Your task => Go through the material and copy each line in which the word "DivUnscaled" shows up.

Given records =>
=== Section Start ===
-        g[q] = dbuf[lane * G + q];
-        acc += g[q];
-      }
-      double run = wave_incl_scan_d(acc) - acc;
-#pragma unroll
-      for (int q = 0; q < G; ++q) {
-        dbuf[NT + lane * G + q] = run;
-        run += g[q];
-      }
-    }
-    __syncthreads();
+    double E = 0.0, base = 0.0;
+#pragma unroll
+    for (int w = 0; w < NW; ++w) {
+      const double t = wtot[w];
+      base += w < wave ? t : 0.0;
+      E += t;
+    }
+    P += base;
     const double up = 1.0 + crude_sum_eps(n) + 0x1p-30;
-    double P = dbuf[NT + tid], bp = 0.0;
-    for (int i = b; i < e; ++i) {
-      P += (double)sm.p[i];
-      if (i > 0) {
+    double bp = 0.0;
+#pragma unroll
+    for (int j = 0; j < C; ++j) {
+      P += (double)c[j];
+      const int i = b + j;
+      if (i > 0 && i < n) {
         const int k = max((int)((__builtin_bit_cast(uint64_t, P * up) >> 52) & 0x7FF) - 1023, -126);
         bp += __builtin_bit_cast(double, (uint64_t)(k - 24 + 1023) << 52);
       }
     }
-    dbuf[tid] = bp;
+    bp = wave_incl_scan_d(bp);
+    if (lane == 63) wtot[NW + wave] = bp;
     __syncthreads();
-    if (tid < 64) {
-      double acc = 0.0;
-#pragma unroll
-      for (int q = 0; q < G; ++q) acc += dbuf[lane * G + q];
-      const double B = readlane_d(wave_incl_scan_d(acc), 63);
-      if (tid == 0) sm.dscan[13] = B / E * (1.0 + 0x1p-30) + 0x1p-36;
-    }
-  }
-  if (tid == 0) {
-    sm.dscan[12] = E;
-    sm.fred[20] = L;
-  }
-  __syncthreads();
+    double B = 0.0;
+#pragma unroll
+    for (int w = 0; w < NW; ++w) B += wtot[NW + w];
+    out.E = E;
+    out.eps = B / E * (1.0 + 0x1p-30) + 0x1p-36;
+  }
   STAMP(10);
+  return out;
 }
 
 template <int NT, int PT>
@@ -1771,9 +1783,11 @@
   }
 }
 
+constexpr int kAdvanceThreads = 512;
+
 template <bool kParams>
 __device__ __attribute__((always_inline)) void advance_body(const AdvanceArgs& a, char* smem) {
-  constexpr int NT = kSampleThreads;
+  constexpr int NT = kAdvanceThreads;
   const int row = blockIdx.x;
   uint64_t* stamps = a.stamps ? a.stamps + row * 16 : nullptr;
   STAMP(0);
@@ -1784,6 +1798,9 @@
   const int slot = a.row_slot[row];
   SlotCtrl* c = a.ctrl + slot;
   const int phase = c->phase;
+  const int c_mode = c->mode, c_fixed = c->fixed, c_n_sem = c->n_sem, c_hard_min = c->hard_min;
+  const int c_top_k_g = c->top_k_g, c_top_k_s = c->top_k_s;
+  const uint64_t c_gdraw = c->gdraw, c_sdraw = c->sdraw;
   __syncthreads();
   if (phase == kPhDone) return;
   if (phase == kPhGFeed) {
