## Batch candidate-circle iterations per thread and use radius threshold table

The tabulated candidate kernel now handles a run of four consecutive iterations per thread. It gathers all point and cell loads before doing the arithmetic, which lets memory latency overlap, and it writes the keys as one vector store. Radius layer selection compares the squared radius against a host-precomputed threshold table instead of doing an exact sqrt and round, and it uses f32 coordinate adds when raw output is off. Smaller changes include a bit-test guard in the division, mad24 indexing and byte-offset addressing. The risks are more register pressure at 1024 threads per block and narrower eligibility limits on coord_cap.

```diff
diff --git a/include/magnify_hip.h b/include/magnify_hip.h
--- a/include/magnify_hip.h
+++ b/include/magnify_hip.h
@@ -180,6 +180,7 @@
 #define MG_CANDIDATES_WALK 2048
 #define MG_CANDIDATES_TAB_WALK 1024
 #define MG_CANDIDATES_TAB_FILL 1024
+#define MG_CANDIDATES_TAB_RUN 4
 int mg_candidate_circles(const int32_t* d_coords, int64_t coord_cap, const int32_t* d_cell_starts,
                          const int32_t* d_cell_counts, const int32_t* d_num_edges, int n_planes, int h, int w,
                          int grid, const uint64_t* d_seeds, int64_t num_iter, int min_r, int max_r,
diff --git a/magnify_amd/csrc/mg_circles.hip b/magnify_amd/csrc/mg_circles.hip
--- a/magnify_amd/csrc/mg_circles.hip
+++ b/magnify_amd/csrc/mg_circles.hip
@@ -1,7 +1,10 @@
 #include <math.h>
 #include <stdlib.h>
 
+#include <mutex>
+
 #include "mg_common.h"
+#include "mg_radius.h"
 
 namespace {
 
@@ -47,7 +50,7 @@
 };
 struct DivUnscaled {
   __device__ __forceinline__ double operator()(double num, double den) const {
-    if (!(fabs(den) > 0.0 && fabs(den) < 1.0e300)) return num / den;
+    if ((((uint32_t)__double2hiint(den) & 0x7FFFFFFFu) - 0x00100000u) >= 0x7E200000u) return num / den;
     double y = __builtin_amdgcn_rcp(den);
     double e = fma(-den, y, 1.0);
     y = fma(y, e, y);
@@ -60,11 +63,16 @@
 };
 
 template <class Div>
+__device__ __forceinline__ float2 centre_from_bisectors(double2 l1, double2 l2, Div div) {
+  const float c_col = (float)div(l1.y - l2.y, l2.x - l1.x + BISECTOR_EPS);
+  return make_float2((float)(l1.x * (double)c_col + l1.y), c_col);
+}
+__device__ __forceinline__ float image_coord(float c, int p0) { return (float)((double)c + (double)p0); }
+__device__ __forceinline__ float image_coord_f32(float c, int p0) { return c + (float)p0; }
+template <class Div>
 __device__ __forceinline__ float3 circle_from_bisectors(double2 l1, double2 l2, int p0r, int p0c, Div div) {
-  const float c_col = (float)div(l1.y - l2.y, l2.x - l1.x + BISECTOR_EPS);
-  const float c_row = (float)(l1.x * (double)c_col + l1.y);
-  const float rad = sqrtf(c_row * c_row + c_col * c_col);
-  return make_float3((float)((double)c_row + (double)p0r), (float)((double)c_col + (double)p0c), rad);
+  const float2 c = centre_from_bisectors(l1, l2, div);
+  return make_float3(image_coord(c.x, p0r), image_coord(c.y, p0c), sqrtf(c.x * c.x + c.y * c.y));
 }
 
 __device__ __forceinline__ void store_raw(float* __restrict__ d_raw, int64_t index, float3 c) {
@@ -84,6 +92,22 @@
   if (ir + irad < 0 || ic + irad < 0 || ir - irad >= h || ic - irad >= w) return;
   const int pr = ir + max_r, pc = ic + max_r;
   emit((pr >> 6) * ntc + (pc >> 6), irad - min_r, pr & 63, pc & 63);
+}
+
+__device__ __forceinline__ uint32_t mad24(uint32_t a, uint32_t b, uint32_t c) {
+  uint32_t d;
+  asm("v_mad_u32_u24 %0, %1, %2, %3" : "=v"(d) : "v"(a), "s"(b), "v"(c));
+  return d;
+}
+
+__device__ __forceinline__ uint32_t candidate_key(float row, float col, float s, float guess, const MgRadiusTable& rt,
+                                                  const float* t, int h, int w, int ntc) {
+  int layer;
+  const bool in_range = mg_radius_decide(s, guess, rt.lo, rt.hi, t, rt.min_r, rt.max_r, &layer);
+  const float rr = rintf(row), rc = rintf(col), fr = (float)(rt.min_r + layer);
+  if (!(in_range && rr >= -fr && rc >= -fr && rr < (float)h + fr && rc < (float)w + fr)) return MG_NO_KEY;
+  const uint32_t pr = (uint32_t)((int)rr + rt.max_r), pc = (uint32_t)((int)rc + rt.max_r);
+  return mg_key_pack((int)mad24(pr >> 6, (uint32_t)ntc, pc >> 6), layer, (int)(pr & 63u), (int)(pc & 63u));
 }
 
 template <bool FAST>
@@ -151,74 +175,112 @@
 
 constexpr int CT = 1024;
 constexpr int MAX_TAB_GRID = 32;
-
-__global__ __launch_bounds__(CT) void k_candidates_tab(const int32_t* __restrict__ d_coords, int64_t coord_cap,
+template <int RUN>
+struct KeyRun {
+  uint32_t k[RUN];
+};
+
+template <int RUN, bool RAW>
+__global__ __launch_bounds__(CT) void k_candidates_tab(const int32_t* __restrict__ d_coords, uint32_t coord_cap,
                                                        const int32_t* __restrict__ d_starts,
                                                        const int32_t* __restrict__ d_counts,
                                                        const int32_t* __restrict__ d_num_edges, int h, int w, int grid,
                                                        int gc, int n_cells, const uint64_t* __restrict__ d_seeds,
-                                                       uint32_t num_iter, int min_r, int max_r,
+                                                       uint32_t num_iter, MgRadiusTable rt,
                                                        float* __restrict__ d_raw, uint32_t* __restrict__ d_keys) {
   extern __shared__ double2 s_tab[];
+  __shared__ float s_t[MG_RADIUS_MAX_LAYERS + 1];
   const int plane = blockIdx.y;
   const uint32_t n_edges = (uint32_t)d_num_edges[plane];
   if (n_edges == 0) return;
   const int g1 = grid - 1, span = 2 * grid - 1;
   for (int i = threadIdx.x; i < span * span; i += CT) s_tab[i] = bisector(i / span - g1, i - (i / span) * span - g1);
+  if (threadIdx.x <= MG_RADIUS_MAX_LAYERS) s_t[threadIdx.x] = rt.t[threadIdx.x];
   __syncthreads();
-  const int32_t* coords = d_coords + (int64_t)plane * coord_cap * 2;
-  const int32_t* starts = d_starts + (int64_t)plane * n_cells;
-  const int32_t* counts = d_counts + (int64_t)plane * n_cells;
+  const char* coords = reinterpret_cast<const char*>(d_coords + (int64_t)plane * coord_cap * 2);
+  const char* starts = reinterpret_cast<const char*>(d_starts + (int64_t)plane * n_cells);
+  const char* counts = reinterpret_cast<const char*>(d_counts + (int64_t)plane * n_cells);
+  auto point = [&](uint32_t i) { return *reinterpret_cast<const int2*>(coords + (i << 3)); };
   const uint64_t seed = d_seeds[plane];
-  const int ntc = (w + 2 * max_r + 63) >> 6;
-  uint32_t* keys = d_keys ? d_keys + (int64_t)plane * num_iter : nullptr;
+  const int ntc = (w + 2 * rt.max_r + 63) >> 6;
+  uint32_t* keys = d_keys + (int64_t)plane * num_iter;
   const uint32_t K = num_iter;
-  const uint32_t it0 = blockIdx.x * CT + threadIdx.x, stride = gridDim.x * CT;
+  const uint32_t it0 = (blockIdx.x * CT + threadIdx.x) * RUN, stride = gridDim.x * CT * RUN;
   if (it0 >= K) return;
   const uint32_t eq = n_edges / K, er = n_edges - eq * K;
   const double inv_k = 1.0 / (double)K;
   const uint64_t x0 = (uint64_t)it0 * er;
   const uint64_t q0 = div_u64(x0, K, inv_k);
   uint32_t sa = it0 * eq + (uint32_t)q0, rem = (uint32_t)(x0 - q0 * K);
-  const uint64_t xs = (uint64_t)stride * er;
+  const uint64_t xs = (uint64_t)(stride - RUN) * er;
   const uint64_t qs = div_u64(xs, K, inv_k);
-  const uint32_t sa_step = stride * eq + (uint32_t)qs, rem_step = (uint32_t)(xs - qs * K);
+  const uint32_t sa_step = (stride - RUN) * eq + (uint32_t)qs, rem_step = (uint32_t)(xs - qs * K);
   uint64_t zbase = seed + ((uint64_t)it0 * 3ull + 1ull) * GOLDEN;
   const uint64_t zstep = (uint64_t)stride * 3ull * GOLDEN;
   const uint32_t gmagic = 0xFFFFFFFFu / (uint32_t)grid + 1u;
-  for (uint32_t it = it0; it < K; it += stride, zbase += zstep) {
-    const uint32_t sb = sa + eq + (rem + er >= K ? 1u : 0u);
-    uint32_t u0 = sa;
-    if (sb > sa + 1u) u0 = sa + __umulhi(mix_top32(zbase), sb - sa);
+  auto next_stratum = [&]() -> uint32_t {
+    const uint32_t t = rem + er;
+    rem = min(t, t - K);
+    return sa = sa + eq + (t >= K ? 1u : 0u);
+  };
+  auto candidate = [&](uint32_t it, int2 p0, int2 p1, int2 p2) -> uint32_t {
+    const int o_r = p0.x - g1, o_c = p0.y - g1;
+    const uint32_t j1r = (uint32_t)(p1.x - o_r), j1c = (uint32_t)(p1.y - o_c);
+    const uint32_t j2r = (uint32_t)(p2.x - o_r), j2c = (uint32_t)(p2.y - o_c);
+    double2 l1, l2;
+    if (max(max(j1r, j1c), max(j2r, j2c)) < (uint32_t)span) {
+      l1 = s_tab[mad24(j1r, (uint32_t)span, j1c)], l2 = s_tab[mad24(j2r, (uint32_t)span, j2c)];
+    } else {
+      l1 = bisector((int)j1r - g1, (int)j1c - g1), l2 = bisector((int)j2r - g1, (int)j2c - g1);
+    }
+    const float2 c = centre_from_bisectors(l1, l2, DivUnscaled{});
+    const float s = c.x * c.x + c.y * c.y;
+    if (RAW) {
+      const float3 raw = make_float3(image_coord(c.x, p0.x), image_coord(c.y, p0.y), sqrtf(s));
+      store_raw(d_raw, (int64_t)plane * num_iter + it, raw);
+      return candidate_key(raw.x, raw.y, s, raw.z, rt, s_t, h, w, ntc);
+    }
+    return candidate_key(image_coord_f32(c.x, p0.x), image_coord_f32(c.y, p0.y), s, __builtin_amdgcn_sqrtf(s), rt, s_t, h, w, ntc);
+  };
+  auto run_of = [&](auto n, uint32_t it, uint32_t* out) {
+    constexpr int N = decltype(n)::value;
+    int2 p0[N], p1[N], p2[N];
+    uint32_t cell[N];
+    uint32_t a = sa;
+#pragma unroll
+    for (int j = 0; j < N; ++j) {
+      const uint32_t b = next_stratum();
+      uint32_t u0 = a;
+      if (b > a + 1u) u0 = a + __umulhi(mix_top32(zbase + (uint64_t)(3 * j) * GOLDEN), b - a);
+      p0[j] = point(u0);
+      a = b;
+    }
+#pragma unroll
+    for (int j = 0; j < N; ++j)
+      cell[j] = (__umul24(__umulhi((uint32_t)p0[j].x, gmagic), (uint32_t)gc) + __umulhi((uint32_t)p0[j].y, gmagic)) << 2;
+#pragma unroll
+    for (int j = 0; j < N; ++j) {
+      const uint32_t cnt = *reinterpret_cast<const uint32_t*>(counts + cell[j]);
+      const uint32_t base = *reinterpret_cast<const uint32_t*>(starts + cell[j]);
+      const uint64_t z12 = mix64(zbase + (uint64_t)(3 * j + 1) * GOLDEN);
+      p1[j] = point(base + __umulhi((uint32_t)(z12 >> 32), cnt)), p2[j] = point(base + __umulhi((uint32_t)z12, cnt));
+    }
+#pragma unroll
+    for (int j = 0; j < N; ++j) out[j] = candidate(it + j, p0[j], p1[j], p2[j]);
+  };
+  uint32_t it = it0;
+  for (; it + RUN <= K; it += stride, zbase += zstep) {
+    KeyRun<RUN> run;
+    run_of(std::integral_constant<int, RUN>{}, it, run.k);
+    *reinterpret_cast<KeyRun<RUN>*>(keys + it) = run;
     {
       const uint32_t t = rem + rem_step;
       const bool carry = t >= K;
       sa += sa_step + (carry ? 1u : 0u);
       rem = carry ? t - K : t;
     }
-    const int2 p0 = reinterpret_cast<const int2*>(coords)[u0];
-    const int p0r = p0.x, p0c = p0.y;
-    const int cell = (int)(__umulhi((uint32_t)p0r, gmagic) * (uint32_t)gc + __umulhi((uint32_t)p0c, gmagic));
-    const uint32_t cnt = (uint32_t)counts[cell];
-    const uint32_t base = (uint32_t)starts[cell];
-    const uint64_t z12 = mix64(zbase + GOLDEN);
-    const uint32_t i1 = base + __umulhi((uint32_t)(z12 >> 32), cnt);
-    const uint32_t i2 = base + __umulhi((uint32_t)z12, cnt);
-    const int2 p1 = reinterpret_cast<const int2*>(coords)[i1], p2 = reinterpret_cast<const int2*>(coords)[i2];
-    const int d1r = p1.x - p0r, d1c = p1.y - p0c, d2r = p2.x - p0r, d2c = p2.y - p0c;
-    double2 l1, l2;
-    if ((uint32_t)(d1r + g1) < (uint32_t)span && (uint32_t)(d1c + g1) < (uint32_t)span &&
-        (uint32_t)(d2r + g1) < (uint32_t)span && (uint32_t)(d2c + g1) < (uint32_t)span) {
-      l1 = s_tab[(d1r + g1) * span + d1c + g1], l2 = s_tab[(d2r + g1) * span + d2c + g1];
-    } else {
-      l1 = bisector(d1r, d1c), l2 = bisector(d2r, d2c);
-    }
-    const float3 c = circle_from_bisectors(l1, l2, p0r, p0c, DivUnscaled{});
-    store_raw(d_raw, ((int64_t)plane * num_iter + it), c);
-    uint32_t key = MG_NO_KEY;
-    candidate_cell(c, h, w, min_r, max_r, ntc, [&](int tile, int layer, int row, int col) { key = mg_key_pack(tile, layer, row, col); });
-    if (keys) keys[it] = key;
-  }
+  }
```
=== Section End ===
Exercise output =>
 struct DivUnscaled {
+    const float2 c = centre_from_bisectors(l1, l2, DivUnscaled{});
-    const float3 c = circle_from_bisectors(l1, l2, p0r, p0c, DivUnscaled{});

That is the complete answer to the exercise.